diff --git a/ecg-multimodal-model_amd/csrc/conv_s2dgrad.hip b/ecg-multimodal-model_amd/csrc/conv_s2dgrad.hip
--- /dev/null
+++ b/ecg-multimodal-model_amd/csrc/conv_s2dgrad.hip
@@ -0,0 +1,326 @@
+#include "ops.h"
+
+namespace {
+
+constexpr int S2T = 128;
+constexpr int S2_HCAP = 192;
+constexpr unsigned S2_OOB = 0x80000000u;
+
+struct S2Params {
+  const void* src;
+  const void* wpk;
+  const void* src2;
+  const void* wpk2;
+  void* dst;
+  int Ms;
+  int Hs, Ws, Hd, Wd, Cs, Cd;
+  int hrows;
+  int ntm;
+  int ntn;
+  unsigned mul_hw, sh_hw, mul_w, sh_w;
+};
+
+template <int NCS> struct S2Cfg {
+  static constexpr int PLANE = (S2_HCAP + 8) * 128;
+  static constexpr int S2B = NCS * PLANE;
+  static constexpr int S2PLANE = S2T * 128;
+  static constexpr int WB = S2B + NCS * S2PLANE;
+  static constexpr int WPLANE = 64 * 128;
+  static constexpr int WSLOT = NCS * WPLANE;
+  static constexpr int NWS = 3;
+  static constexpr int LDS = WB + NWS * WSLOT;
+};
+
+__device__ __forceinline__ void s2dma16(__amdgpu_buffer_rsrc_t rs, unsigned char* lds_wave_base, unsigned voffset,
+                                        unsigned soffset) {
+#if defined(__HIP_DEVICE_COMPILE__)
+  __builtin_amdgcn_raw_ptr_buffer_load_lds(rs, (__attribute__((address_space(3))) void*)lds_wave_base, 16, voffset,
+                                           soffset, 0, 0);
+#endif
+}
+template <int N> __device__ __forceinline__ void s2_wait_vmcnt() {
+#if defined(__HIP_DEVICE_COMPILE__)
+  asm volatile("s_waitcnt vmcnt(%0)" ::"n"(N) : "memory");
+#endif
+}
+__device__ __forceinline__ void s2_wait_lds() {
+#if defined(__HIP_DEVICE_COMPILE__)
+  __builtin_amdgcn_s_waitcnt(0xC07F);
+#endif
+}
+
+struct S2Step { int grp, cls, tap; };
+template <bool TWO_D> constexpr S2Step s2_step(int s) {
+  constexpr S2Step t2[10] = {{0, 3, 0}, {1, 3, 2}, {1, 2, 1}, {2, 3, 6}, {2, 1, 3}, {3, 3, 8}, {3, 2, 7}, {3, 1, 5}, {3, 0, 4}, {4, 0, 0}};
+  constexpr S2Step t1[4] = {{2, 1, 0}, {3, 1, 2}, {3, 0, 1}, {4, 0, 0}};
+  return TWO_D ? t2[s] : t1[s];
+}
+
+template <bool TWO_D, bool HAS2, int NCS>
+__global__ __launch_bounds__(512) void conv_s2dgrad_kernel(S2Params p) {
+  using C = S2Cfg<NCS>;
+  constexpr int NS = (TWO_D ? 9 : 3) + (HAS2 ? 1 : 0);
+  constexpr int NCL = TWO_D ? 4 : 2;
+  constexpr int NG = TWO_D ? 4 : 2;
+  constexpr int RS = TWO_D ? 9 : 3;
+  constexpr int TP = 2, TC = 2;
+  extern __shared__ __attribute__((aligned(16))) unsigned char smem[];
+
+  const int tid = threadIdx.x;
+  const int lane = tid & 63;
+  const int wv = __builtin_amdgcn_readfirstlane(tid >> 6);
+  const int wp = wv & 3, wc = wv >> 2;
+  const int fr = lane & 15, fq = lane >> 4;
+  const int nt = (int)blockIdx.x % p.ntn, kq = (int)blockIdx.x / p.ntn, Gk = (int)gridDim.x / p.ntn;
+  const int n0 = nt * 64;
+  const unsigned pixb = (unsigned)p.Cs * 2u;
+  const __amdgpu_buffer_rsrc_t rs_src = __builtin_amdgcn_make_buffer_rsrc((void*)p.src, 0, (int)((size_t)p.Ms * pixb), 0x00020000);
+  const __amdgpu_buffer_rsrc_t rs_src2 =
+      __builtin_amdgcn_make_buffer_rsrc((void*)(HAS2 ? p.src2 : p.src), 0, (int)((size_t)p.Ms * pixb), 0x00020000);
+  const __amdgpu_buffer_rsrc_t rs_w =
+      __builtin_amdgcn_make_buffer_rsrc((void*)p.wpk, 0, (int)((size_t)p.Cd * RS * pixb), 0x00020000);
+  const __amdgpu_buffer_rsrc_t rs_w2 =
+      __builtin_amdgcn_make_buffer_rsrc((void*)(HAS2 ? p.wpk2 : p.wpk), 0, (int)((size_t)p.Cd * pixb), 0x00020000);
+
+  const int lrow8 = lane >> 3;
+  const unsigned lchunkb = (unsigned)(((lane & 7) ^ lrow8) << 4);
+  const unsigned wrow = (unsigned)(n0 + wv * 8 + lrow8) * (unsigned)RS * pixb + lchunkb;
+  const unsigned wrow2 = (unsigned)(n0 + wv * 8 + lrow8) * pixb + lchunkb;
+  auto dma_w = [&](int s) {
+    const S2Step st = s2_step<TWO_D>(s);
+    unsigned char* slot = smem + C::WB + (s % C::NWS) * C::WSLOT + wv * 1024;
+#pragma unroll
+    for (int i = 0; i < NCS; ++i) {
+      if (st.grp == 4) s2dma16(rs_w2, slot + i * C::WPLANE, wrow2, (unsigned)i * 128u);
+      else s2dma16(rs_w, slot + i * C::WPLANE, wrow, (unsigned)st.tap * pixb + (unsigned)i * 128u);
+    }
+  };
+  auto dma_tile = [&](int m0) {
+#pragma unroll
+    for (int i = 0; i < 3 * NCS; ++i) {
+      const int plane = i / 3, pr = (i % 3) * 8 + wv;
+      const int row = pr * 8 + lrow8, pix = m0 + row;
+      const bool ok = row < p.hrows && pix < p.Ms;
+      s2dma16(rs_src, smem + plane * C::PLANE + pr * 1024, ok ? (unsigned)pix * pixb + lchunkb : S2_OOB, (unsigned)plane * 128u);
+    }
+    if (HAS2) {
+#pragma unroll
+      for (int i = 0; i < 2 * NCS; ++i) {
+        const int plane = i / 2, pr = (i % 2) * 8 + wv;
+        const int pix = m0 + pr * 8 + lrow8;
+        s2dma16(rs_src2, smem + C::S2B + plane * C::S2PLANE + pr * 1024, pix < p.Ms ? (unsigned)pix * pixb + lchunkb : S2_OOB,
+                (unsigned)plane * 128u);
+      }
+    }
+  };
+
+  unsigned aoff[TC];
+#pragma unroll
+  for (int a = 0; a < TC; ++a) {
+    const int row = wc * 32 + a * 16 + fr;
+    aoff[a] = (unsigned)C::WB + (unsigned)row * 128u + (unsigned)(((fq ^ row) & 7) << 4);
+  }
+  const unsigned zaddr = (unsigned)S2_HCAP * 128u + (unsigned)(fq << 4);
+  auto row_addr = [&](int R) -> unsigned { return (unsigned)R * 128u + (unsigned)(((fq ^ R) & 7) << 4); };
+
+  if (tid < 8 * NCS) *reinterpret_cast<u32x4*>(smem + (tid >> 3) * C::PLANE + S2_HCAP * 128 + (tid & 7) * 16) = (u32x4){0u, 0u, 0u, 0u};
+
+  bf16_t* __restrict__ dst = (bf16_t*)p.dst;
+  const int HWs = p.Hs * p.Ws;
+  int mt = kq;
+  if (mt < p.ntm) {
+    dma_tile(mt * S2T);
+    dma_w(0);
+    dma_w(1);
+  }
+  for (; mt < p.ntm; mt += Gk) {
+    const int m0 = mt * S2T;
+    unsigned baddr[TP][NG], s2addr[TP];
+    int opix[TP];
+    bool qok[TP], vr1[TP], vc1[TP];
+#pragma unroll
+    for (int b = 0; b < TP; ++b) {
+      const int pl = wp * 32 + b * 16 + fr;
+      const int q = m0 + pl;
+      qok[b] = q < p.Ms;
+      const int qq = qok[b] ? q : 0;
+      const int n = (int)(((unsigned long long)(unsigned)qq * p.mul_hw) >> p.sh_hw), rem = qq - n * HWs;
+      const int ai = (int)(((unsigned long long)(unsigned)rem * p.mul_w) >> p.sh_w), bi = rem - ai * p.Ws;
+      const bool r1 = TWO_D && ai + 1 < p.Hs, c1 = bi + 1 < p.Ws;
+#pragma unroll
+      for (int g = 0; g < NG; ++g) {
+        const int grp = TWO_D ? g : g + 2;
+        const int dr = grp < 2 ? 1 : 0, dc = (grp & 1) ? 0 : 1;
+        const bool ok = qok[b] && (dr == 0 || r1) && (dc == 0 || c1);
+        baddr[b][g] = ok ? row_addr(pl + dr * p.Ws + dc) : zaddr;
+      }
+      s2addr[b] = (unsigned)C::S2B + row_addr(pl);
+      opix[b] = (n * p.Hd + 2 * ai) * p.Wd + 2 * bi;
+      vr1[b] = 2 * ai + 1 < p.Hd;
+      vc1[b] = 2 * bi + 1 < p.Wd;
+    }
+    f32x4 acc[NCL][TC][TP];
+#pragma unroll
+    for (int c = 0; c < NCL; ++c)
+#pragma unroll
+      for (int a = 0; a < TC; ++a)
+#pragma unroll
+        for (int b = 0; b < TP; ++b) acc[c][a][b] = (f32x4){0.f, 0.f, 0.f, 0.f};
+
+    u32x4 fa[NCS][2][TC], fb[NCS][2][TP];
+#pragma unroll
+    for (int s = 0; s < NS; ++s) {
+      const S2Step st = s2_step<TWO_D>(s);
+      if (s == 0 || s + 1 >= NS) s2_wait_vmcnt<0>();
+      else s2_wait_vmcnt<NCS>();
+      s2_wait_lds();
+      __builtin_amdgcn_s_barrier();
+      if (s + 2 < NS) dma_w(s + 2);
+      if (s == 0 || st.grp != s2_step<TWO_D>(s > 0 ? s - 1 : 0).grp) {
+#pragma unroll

==

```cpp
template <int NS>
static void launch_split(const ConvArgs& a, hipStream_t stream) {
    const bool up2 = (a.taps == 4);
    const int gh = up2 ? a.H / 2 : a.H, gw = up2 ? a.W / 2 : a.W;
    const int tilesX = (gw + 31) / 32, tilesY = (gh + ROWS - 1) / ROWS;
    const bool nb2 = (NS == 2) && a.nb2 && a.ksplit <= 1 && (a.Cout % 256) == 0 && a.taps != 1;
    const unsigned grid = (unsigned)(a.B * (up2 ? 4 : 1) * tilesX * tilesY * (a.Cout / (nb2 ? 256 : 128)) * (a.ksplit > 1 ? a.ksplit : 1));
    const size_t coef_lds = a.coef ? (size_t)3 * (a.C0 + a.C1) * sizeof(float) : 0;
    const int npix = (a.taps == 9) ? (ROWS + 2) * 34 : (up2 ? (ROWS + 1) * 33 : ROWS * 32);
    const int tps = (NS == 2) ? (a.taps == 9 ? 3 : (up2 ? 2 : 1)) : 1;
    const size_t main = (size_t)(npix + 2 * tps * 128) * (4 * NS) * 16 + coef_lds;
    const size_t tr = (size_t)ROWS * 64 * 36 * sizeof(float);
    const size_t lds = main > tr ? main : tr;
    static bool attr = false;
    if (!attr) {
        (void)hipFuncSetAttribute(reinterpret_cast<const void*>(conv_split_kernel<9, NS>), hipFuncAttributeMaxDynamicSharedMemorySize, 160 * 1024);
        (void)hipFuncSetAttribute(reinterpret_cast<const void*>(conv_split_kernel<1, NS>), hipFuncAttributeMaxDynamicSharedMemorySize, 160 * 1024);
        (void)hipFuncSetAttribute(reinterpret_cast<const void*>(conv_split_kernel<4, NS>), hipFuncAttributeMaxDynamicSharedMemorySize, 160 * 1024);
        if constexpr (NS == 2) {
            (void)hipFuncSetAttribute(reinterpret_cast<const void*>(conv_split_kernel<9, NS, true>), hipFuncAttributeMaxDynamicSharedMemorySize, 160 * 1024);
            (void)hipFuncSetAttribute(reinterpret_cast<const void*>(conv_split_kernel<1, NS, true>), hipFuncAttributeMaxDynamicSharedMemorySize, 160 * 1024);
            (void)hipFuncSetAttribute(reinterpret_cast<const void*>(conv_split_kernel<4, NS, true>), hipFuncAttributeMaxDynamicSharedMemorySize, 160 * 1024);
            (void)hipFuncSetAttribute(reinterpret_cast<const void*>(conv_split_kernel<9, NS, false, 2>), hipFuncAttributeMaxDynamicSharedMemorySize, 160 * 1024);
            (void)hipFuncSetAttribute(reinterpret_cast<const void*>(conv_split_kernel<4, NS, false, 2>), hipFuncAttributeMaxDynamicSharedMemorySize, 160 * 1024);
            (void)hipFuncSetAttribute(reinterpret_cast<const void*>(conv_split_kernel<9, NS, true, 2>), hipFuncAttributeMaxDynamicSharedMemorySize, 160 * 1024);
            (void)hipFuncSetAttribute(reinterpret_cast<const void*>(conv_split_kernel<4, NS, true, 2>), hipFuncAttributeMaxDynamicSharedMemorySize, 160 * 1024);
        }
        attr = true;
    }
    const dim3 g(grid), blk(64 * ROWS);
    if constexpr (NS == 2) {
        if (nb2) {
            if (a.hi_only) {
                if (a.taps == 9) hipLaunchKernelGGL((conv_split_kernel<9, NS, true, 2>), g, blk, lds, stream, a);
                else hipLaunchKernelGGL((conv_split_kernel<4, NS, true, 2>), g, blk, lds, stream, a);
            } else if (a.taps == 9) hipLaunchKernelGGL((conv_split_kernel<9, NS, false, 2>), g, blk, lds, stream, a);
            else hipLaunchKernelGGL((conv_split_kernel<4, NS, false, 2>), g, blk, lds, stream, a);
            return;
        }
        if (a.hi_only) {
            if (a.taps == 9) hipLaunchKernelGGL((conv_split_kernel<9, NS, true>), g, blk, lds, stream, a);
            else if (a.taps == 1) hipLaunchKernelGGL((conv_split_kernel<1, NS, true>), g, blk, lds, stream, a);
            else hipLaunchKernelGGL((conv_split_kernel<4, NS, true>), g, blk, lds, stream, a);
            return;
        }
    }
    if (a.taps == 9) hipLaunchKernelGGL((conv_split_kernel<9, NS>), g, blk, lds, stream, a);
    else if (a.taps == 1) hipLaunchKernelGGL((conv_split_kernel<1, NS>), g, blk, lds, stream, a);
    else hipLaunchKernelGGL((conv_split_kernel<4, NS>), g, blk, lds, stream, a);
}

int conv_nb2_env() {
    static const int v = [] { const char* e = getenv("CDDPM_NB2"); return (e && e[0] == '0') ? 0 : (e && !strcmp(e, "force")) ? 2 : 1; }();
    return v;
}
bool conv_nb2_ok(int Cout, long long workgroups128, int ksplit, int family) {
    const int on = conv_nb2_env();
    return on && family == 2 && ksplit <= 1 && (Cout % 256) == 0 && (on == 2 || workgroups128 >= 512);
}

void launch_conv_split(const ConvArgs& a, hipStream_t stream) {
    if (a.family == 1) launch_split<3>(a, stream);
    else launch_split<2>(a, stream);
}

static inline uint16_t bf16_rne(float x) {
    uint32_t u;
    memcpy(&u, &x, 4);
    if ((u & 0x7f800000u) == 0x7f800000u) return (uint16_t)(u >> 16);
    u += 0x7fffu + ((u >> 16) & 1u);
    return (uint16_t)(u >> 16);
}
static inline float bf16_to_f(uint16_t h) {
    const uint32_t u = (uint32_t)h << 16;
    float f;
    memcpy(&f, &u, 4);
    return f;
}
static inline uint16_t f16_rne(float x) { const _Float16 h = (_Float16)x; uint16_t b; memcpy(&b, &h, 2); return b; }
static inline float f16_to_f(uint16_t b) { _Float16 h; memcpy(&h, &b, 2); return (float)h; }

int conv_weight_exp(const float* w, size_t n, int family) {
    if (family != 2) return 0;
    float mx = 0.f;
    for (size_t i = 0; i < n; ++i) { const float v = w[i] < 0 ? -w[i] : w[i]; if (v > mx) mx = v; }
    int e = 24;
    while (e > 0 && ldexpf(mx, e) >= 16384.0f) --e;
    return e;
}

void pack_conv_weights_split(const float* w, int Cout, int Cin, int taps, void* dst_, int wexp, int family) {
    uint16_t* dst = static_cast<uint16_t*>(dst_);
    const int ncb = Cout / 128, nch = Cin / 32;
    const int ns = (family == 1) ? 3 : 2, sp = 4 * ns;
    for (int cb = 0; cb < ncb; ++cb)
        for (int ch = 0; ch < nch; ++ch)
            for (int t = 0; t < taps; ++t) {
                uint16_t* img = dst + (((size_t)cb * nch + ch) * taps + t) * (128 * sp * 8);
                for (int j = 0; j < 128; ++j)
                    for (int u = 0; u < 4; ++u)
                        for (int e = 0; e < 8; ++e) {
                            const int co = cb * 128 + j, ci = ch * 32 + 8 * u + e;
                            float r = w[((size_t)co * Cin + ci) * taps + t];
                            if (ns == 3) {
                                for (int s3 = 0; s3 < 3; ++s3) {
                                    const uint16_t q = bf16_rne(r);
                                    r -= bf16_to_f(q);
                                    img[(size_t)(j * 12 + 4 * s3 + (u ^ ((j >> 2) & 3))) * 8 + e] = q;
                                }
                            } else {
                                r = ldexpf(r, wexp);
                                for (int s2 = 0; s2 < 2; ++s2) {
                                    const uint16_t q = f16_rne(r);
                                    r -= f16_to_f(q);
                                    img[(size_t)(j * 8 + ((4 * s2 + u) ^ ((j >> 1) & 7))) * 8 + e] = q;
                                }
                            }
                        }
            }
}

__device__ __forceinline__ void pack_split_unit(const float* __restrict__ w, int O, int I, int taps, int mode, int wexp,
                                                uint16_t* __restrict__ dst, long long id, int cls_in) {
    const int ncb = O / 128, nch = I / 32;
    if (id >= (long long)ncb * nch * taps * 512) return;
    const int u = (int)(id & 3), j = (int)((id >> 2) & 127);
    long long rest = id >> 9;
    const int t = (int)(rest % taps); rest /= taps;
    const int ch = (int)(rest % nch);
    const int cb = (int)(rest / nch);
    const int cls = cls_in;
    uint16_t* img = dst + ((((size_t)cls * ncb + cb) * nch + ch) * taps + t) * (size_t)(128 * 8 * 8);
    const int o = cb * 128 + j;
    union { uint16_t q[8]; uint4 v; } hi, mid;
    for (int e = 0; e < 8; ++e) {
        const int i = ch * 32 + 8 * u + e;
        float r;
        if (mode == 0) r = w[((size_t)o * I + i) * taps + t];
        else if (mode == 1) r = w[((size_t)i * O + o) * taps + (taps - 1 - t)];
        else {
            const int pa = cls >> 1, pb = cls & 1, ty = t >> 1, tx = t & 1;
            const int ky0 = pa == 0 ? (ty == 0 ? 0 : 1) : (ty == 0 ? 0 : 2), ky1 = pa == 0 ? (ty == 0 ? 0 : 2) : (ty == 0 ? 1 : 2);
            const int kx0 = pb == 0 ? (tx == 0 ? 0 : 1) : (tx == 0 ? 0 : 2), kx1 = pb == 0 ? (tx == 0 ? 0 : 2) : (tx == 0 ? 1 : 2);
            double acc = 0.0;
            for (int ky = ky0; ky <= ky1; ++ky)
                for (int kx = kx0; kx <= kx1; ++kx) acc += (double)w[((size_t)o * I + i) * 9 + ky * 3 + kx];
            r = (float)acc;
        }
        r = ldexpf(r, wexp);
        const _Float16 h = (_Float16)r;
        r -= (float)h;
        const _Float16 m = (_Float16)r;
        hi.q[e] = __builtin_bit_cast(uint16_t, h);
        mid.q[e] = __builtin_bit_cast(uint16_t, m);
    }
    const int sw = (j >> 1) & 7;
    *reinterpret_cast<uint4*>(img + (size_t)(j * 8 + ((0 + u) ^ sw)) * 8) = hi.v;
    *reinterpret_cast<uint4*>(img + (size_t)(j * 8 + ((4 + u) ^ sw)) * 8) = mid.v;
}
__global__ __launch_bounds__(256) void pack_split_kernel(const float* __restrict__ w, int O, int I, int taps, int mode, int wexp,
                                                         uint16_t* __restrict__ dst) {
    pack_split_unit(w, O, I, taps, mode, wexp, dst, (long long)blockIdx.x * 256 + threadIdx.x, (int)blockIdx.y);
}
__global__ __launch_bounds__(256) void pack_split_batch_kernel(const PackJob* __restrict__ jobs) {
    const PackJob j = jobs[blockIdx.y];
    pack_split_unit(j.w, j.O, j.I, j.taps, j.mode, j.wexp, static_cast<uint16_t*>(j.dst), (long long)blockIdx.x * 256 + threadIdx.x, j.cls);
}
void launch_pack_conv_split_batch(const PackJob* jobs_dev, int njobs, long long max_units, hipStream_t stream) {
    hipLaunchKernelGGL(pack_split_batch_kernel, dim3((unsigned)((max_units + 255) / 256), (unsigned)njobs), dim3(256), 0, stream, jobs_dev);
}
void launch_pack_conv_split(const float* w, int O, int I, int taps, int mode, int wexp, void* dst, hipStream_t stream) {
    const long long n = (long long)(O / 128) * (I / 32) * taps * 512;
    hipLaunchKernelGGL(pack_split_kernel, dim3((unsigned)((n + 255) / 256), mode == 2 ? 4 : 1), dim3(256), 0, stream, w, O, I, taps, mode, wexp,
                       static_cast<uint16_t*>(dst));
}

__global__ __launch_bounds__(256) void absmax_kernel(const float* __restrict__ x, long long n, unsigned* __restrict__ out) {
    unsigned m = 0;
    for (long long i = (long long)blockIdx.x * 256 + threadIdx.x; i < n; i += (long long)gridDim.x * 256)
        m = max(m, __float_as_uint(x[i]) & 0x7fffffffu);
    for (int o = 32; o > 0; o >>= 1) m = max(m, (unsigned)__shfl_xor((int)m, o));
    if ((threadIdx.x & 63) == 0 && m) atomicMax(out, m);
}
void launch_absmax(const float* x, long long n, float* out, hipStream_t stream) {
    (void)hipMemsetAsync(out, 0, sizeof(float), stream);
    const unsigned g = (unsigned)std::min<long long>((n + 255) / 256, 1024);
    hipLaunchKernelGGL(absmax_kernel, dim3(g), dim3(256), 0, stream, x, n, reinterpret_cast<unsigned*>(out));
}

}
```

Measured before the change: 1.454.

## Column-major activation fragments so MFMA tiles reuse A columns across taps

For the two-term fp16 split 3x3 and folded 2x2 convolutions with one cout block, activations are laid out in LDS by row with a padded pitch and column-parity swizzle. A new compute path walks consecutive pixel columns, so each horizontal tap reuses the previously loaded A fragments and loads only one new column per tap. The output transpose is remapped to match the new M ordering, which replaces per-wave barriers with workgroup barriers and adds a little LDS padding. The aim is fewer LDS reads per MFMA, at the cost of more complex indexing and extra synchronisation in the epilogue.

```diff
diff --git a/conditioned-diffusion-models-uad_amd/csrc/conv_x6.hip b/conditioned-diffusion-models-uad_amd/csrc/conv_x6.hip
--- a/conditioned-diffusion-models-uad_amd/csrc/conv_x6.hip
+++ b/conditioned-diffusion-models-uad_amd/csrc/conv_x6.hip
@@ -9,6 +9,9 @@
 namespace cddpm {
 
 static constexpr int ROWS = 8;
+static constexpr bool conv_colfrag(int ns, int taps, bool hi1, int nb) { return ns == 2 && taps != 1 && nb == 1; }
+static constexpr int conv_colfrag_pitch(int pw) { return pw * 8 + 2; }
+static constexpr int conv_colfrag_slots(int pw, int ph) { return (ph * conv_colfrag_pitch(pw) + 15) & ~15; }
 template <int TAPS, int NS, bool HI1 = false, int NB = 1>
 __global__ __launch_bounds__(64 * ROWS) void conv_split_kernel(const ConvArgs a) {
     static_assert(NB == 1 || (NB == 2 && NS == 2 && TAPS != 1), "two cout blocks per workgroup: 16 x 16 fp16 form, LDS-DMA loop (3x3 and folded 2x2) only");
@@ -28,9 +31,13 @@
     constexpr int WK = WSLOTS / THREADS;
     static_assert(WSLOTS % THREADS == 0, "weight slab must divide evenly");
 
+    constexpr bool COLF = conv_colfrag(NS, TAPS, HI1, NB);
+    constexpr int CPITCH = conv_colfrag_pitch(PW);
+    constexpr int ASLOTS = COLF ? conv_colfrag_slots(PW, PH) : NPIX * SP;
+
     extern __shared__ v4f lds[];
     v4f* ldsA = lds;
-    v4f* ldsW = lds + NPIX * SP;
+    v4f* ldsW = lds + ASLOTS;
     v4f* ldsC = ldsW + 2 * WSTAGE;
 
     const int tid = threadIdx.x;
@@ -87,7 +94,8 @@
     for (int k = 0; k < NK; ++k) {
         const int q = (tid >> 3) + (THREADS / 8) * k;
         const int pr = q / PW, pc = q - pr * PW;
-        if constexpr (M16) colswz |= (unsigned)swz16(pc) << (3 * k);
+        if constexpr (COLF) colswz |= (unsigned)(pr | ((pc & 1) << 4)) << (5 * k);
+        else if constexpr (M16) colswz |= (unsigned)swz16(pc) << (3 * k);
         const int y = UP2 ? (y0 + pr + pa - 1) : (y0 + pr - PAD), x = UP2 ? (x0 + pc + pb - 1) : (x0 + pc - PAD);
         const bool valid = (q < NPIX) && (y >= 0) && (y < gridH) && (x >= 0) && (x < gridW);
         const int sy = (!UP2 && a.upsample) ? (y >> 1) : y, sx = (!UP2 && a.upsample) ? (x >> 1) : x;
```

> _WHAT YOU ARE ASKED TO DO_
"false" is the word to look for; copy every line of the data that has it.

> _TASK ANSWER_
    static bool attr = false;
            (void)hipFuncSetAttribute(reinterpret_cast<const void*>(conv_split_kernel<9, NS, false, 2>), hipFuncAttributeMaxDynamicSharedMemorySize, 160 * 1024);
            (void)hipFuncSetAttribute(reinterpret_cast<const void*>(conv_split_kernel<4, NS, false, 2>), hipFuncAttributeMaxDynamicSharedMemorySize, 160 * 1024);
            } else if (a.taps == 9) hipLaunchKernelGGL((conv_split_kernel<9, NS, false, 2>), g, blk, lds, stream, a);
            else hipLaunchKernelGGL((conv_split_kernel<4, NS, false, 2>), g, blk, lds, stream, a);
 template <int TAPS, int NS, bool HI1 = false, int NB = 1>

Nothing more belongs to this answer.